# Dataset entries
◆ ◆ ◆ ◆ ◆
mc_status mc_set_vace_context(mc_engine* e, const float* vace_dev, float context_scale, mc_stream stream_) {
  hipStream_t s = (hipStream_t)stream_;
  MC_TRY(check_ready(e));
  e->pair_drop();
  if (e->NV <= 0) return fail(MC_EINVAL, "engine was created without VACE blocks");
  const mc_config& c = e->cfg;
  const int d = e->d;
  if (vace_dev) {
    bf16_t* vt = e->buf<bf16_t>("vtokens");
    HIP_TRY(mc::launch_patchify(vace_dev, c.vace_in_dim, c.latent_f, c.latent_h, c.latent_w, e->tok0, e->Lr, e->Lp, vt,
                                e->Kvp, s));
    mc::GemmParams p = {};
    p.X = e->buf<float>("xc"); p.ldx = d;
    p.X0out = e->buf<bf16_t>("c0"); p.ldx0out = d;
    p.m_valid = e->Lr;
    MC_TRY(linear(e, e->vpatch, whole(e->vpatch), e->Lp, ActSrc{vt, e->Kvp}, p, mc::EPI_EMBED, s));
    e->have_vace = true;
  } else if (!e->have_vace) {
    return fail(MC_EINVAL, "null vace_context and none set before");
  }
  std::vector<float> sc(d, context_scale);
  HIP_TRY(hipMemcpyAsync(e->vscale, sc.data(), (size_t)d * 4, hipMemcpyHostToDevice, s));
  HIP_TRY(hipStreamSynchronize(s));
  return MC_OK;
}

static mc_status embed_context(mc_engine* e, const void* context_dev, mc_dtype ctx_dtype, int ctx_len, bf16_t* dst,
                               hipStream_t s) {
  const mc_config& c = e->cfg;
  if (ctx_len <= 0 || ctx_len > c.text_len)
    return fail(MC_EINVAL, "context length %d exceeds text_len %d", ctx_len, c.text_len);
  bf16_t* ctx_in = e->buf<bf16_t>("ctx_in");
  if (ctx_dtype == MC_F32) {
    HIP_TRY(mc::launch_cast_pad_bf16((const float*)context_dev, c.text_dim, ctx_len, e->ctx_rows, c.text_dim, ctx_in,
                                     c.text_dim, s));
  } else {
    HIP_TRY(hipMemsetAsync(ctx_in, 0, (size_t)e->ctx_rows * c.text_dim * 2, s));
    HIP_TRY(hipMemcpyAsync(ctx_in, context_dev, (size_t)ctx_len * c.text_dim * 2, hipMemcpyDeviceToDevice, s));
  }
  bf16_t* ctx_h = e->buf<bf16_t>("ctx_h");
  MC_TRY(linear_bf16_out(e, e->text0, e->ctx_rows, ActSrc{ctx_in, c.text_dim}, ctx_h, mc::EPI_GELU_BF16, s));
  return linear_bf16_out(e, e->text1, e->ctx_rows, ActSrc{ctx_h, e->d}, dst, mc::EPI_BF16, s);
}

static mc_status context_kv(mc_engine* e, const Layer& l, const bf16_t* ctx, bf16_t* ckv, hipStream_t s) {
  const int d = e->d;
  MC_TRY(linear_bf16_out(e, l.ckv, e->ctx_rows, ActSrc{ctx, d}, ckv, mc::EPI_BF16, s));
  HIP_TRY(mc::launch_rmsnorm_rope(ckv, 2 * d, l.cnk, e->cfg.eps, nullptr, 0, e->ctx_rows, d, s));
  return MC_OK;
}

static mc_status embed_latent_time(mc_engine* e, const float* latent_dev, const float* t_dev, double t_host, float* x,
                                   hipStream_t s) {
  const mc_config& c = e->cfg;
  const int d = e->d;
  bf16_t* tokens = e->buf<bf16_t>("tokens");
  if (e->Kp != c.in_dim * 4) HIP_TRY(hipMemsetAsync(tokens, 0, (size_t)e->Lp * e->Kp * 2, s));
  HIP_TRY(mc::launch_patchify(latent_dev, c.in_dim, c.latent_f, c.latent_h, c.latent_w, e->tok0, e->Lr, e->Lp,
                              tokens, e->Kp, s));
  {
    mc::GemmParams p = {};
    p.X = x; p.ldx = d;
    p.X0out = e->buf<bf16_t>("x0"); p.ldx0out = d;
    p.m_valid = e->Lr;
    MC_TRY(linear(e, e->patch, whole(e->patch), e->Lp, ActSrc{tokens, e->Kp}, p, mc::EPI_EMBED, s));
  }
  const int n_sets = e->tok_t ? 2 : 1;
  float* t2 = e->buf<float>("tok_t2");
  if (e->tok_t)
    HIP_TRY(mc::launch_token_t_prepare(e->tok_t, e->L, e->tok0, e->Lr, e->Lp, t2, e->buf<uint8_t>("tok_sel"), s));
  const size_t temb_set = (size_t)c.freq_dim + 2 * d + 6 * d, emod_set = (size_t)(e->NL + e->NV) * 6 * d;
  for (int set = 0; set < n_sets; ++set) {
    float* temb = e->buf<float>("temb") + set * temb_set;
    float* sinus = temb;
    float* h1 = temb + c.freq_dim;
    float* ev = h1 + d;
    float* e0 = ev + d;
    HIP_TRY(mc::launch_sinusoid(e->tok_t ? t2 + set : t_dev, t_host, c.freq_dim, sinus, s));
    HIP_TRY(mc::launch_gemv_f32(e->w_time0, sinus, e->b_time0, h1, d, c.freq_dim, 0, 1, s));
    HIP_TRY(mc::launch_gemv_f32(e->w_time1, h1, e->b_time1, ev, d, d, 0, 0, s));
    HIP_TRY(mc::launch_gemv_f32(e->w_tproj, ev, e->b_tproj, e0, 6 * d, d, 1, 0, s));
    float* emod = e->buf<float>("emod") + set * emod_set;
    for (int l = 0; l < e->NL + e->NV; ++l)
      HIP_TRY(mc::launch_add_bcast(e0, 6 * d, e->layer(l).mod, emod + (size_t)l * 6 * d, 6 * d, s));
    HIP_TRY(mc::launch_add_bcast(ev, d, e->head_mod, e->buf<float>("ehead") + set * 2 * d, 2 * d, s));
  }
  return MC_OK;
}

static mc_status embed_text(mc_engine* e, const void* context_dev, mc_dtype ctx_dtype, int ctx_len, hipStream_t s) {
  if (context_dev) {
    e->ctx_active = -1;
    return embed_context(e, context_dev, ctx_dtype, ctx_len, e->buf<bf16_t>("ctx"), s);
  }
  if (e->ctx_active < 0 || !e->ctx_valid[e->ctx_active])
    return fail(MC_ESTATE, "context_dev is NULL but no cached context is selected (mc_set_context)");
  return MC_OK;
}

static mc_status embed(mc_engine* e, const float* latent_dev, const float* t_dev, double t_host, const void* context_dev,
                       mc_dtype ctx_dtype, int ctx_len, float* x, hipStream_t s) {
  MC_TRY(check_ready(e));
  if (!latent_dev) return fail(MC_EINVAL, "null input");
  if (e->cfg.clip_dim > 0 && !e->have_clip)
    return fail(MC_ESTATE, "i2v model: mc_set_clip_fea must run before the forward (reference assert :226-227)");
  Prof pr(e, MC_PROF_EMBED, s);
  MC_TRY(embed_latent_time(e, latent_dev, t_dev, t_host, x, s));
  MC_TRY(embed_text(e, context_dev, ctx_dtype, ctx_len, s));
  e->embedded = true;
  return MC_OK;
}

mc_status mc_embed(mc_engine* e, const float* latent_dev, const float* t_dev, double t_host,
                   const void* context_dev, mc_dtype ctx_dtype, int ctx_len, mc_stream stream_) {
  if (e) e->pair_drop();
  const mc_status st = embed(e, latent_dev, t_dev, t_host, context_dev, ctx_dtype, ctx_len, e ? e->buf<float>("x") : nullptr,
                             (hipStream_t)stream_);
  if (e && st == MC_OK) e->phase_open = true;
  return st;
}

static mc_status ln_for_gemm(mc_engine* e, const Linear& l, const float* x, const float* sc, const float* sh, int mode,
                             const float* sc2, const float* sh2, const uint8_t* sel, hipStream_t s, ActSrc* a) {
  const int d = e->d, Lp = e->Lp;
  bf16_t* xn = e->buf<bf16_t>("xn");
  *a = ActSrc{xn, d, l.q && mc::g_fp8_fused_quant};
  if (a->quantised) {
    HIP_TRY(mc::launch_ln_modulate_fp8(x, d, sc, sh, mode, e->cfg.eps, e->buf<uint8_t>("aq"), d,
                                       l.mx ? nullptr : e->buf<float>("a_scale"), l.mx ? e->buf<uint8_t>("a_mx") : nullptr,
                                       (long)Lp, Lp, d, s, sc2, sh2, sel));
  } else {
    HIP_TRY(mc::launch_ln_modulate(x, d, nullptr, 0, sc, sh, mode, e->cfg.eps, xn, d, nullptr, 0, Lp, d, s, sc2, sh2, sel));
  }
  return MC_OK;
}

static const float* second_set(const mc_engine* e, const float* em) {
  return e->tok_t ? em + (size_t)(e->NL + e->NV) * 6 * e->d : nullptr;
}
static const uint8_t* tok_sel(const mc_engine* e) { return e->tok_t ? e->buf<uint8_t>("tok_sel") : nullptr; }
◆ ◆ ◆ ◆ ◆
When the word "void" occurs in a line above, list that line.

# WRITTEN ANSWER
static mc_status embed_context(mc_engine* e, const void* context_dev, mc_dtype ctx_dtype, int ctx_len, bf16_t* dst,
static mc_status embed_text(mc_engine* e, const void* context_dev, mc_dtype ctx_dtype, int ctx_len, hipStream_t s) {
static mc_status embed(mc_engine* e, const float* latent_dev, const float* t_dev, double t_host, const void* context_dev,
                   const void* context_dev, mc_dtype ctx_dtype, int ctx_len, mc_stream stream_) {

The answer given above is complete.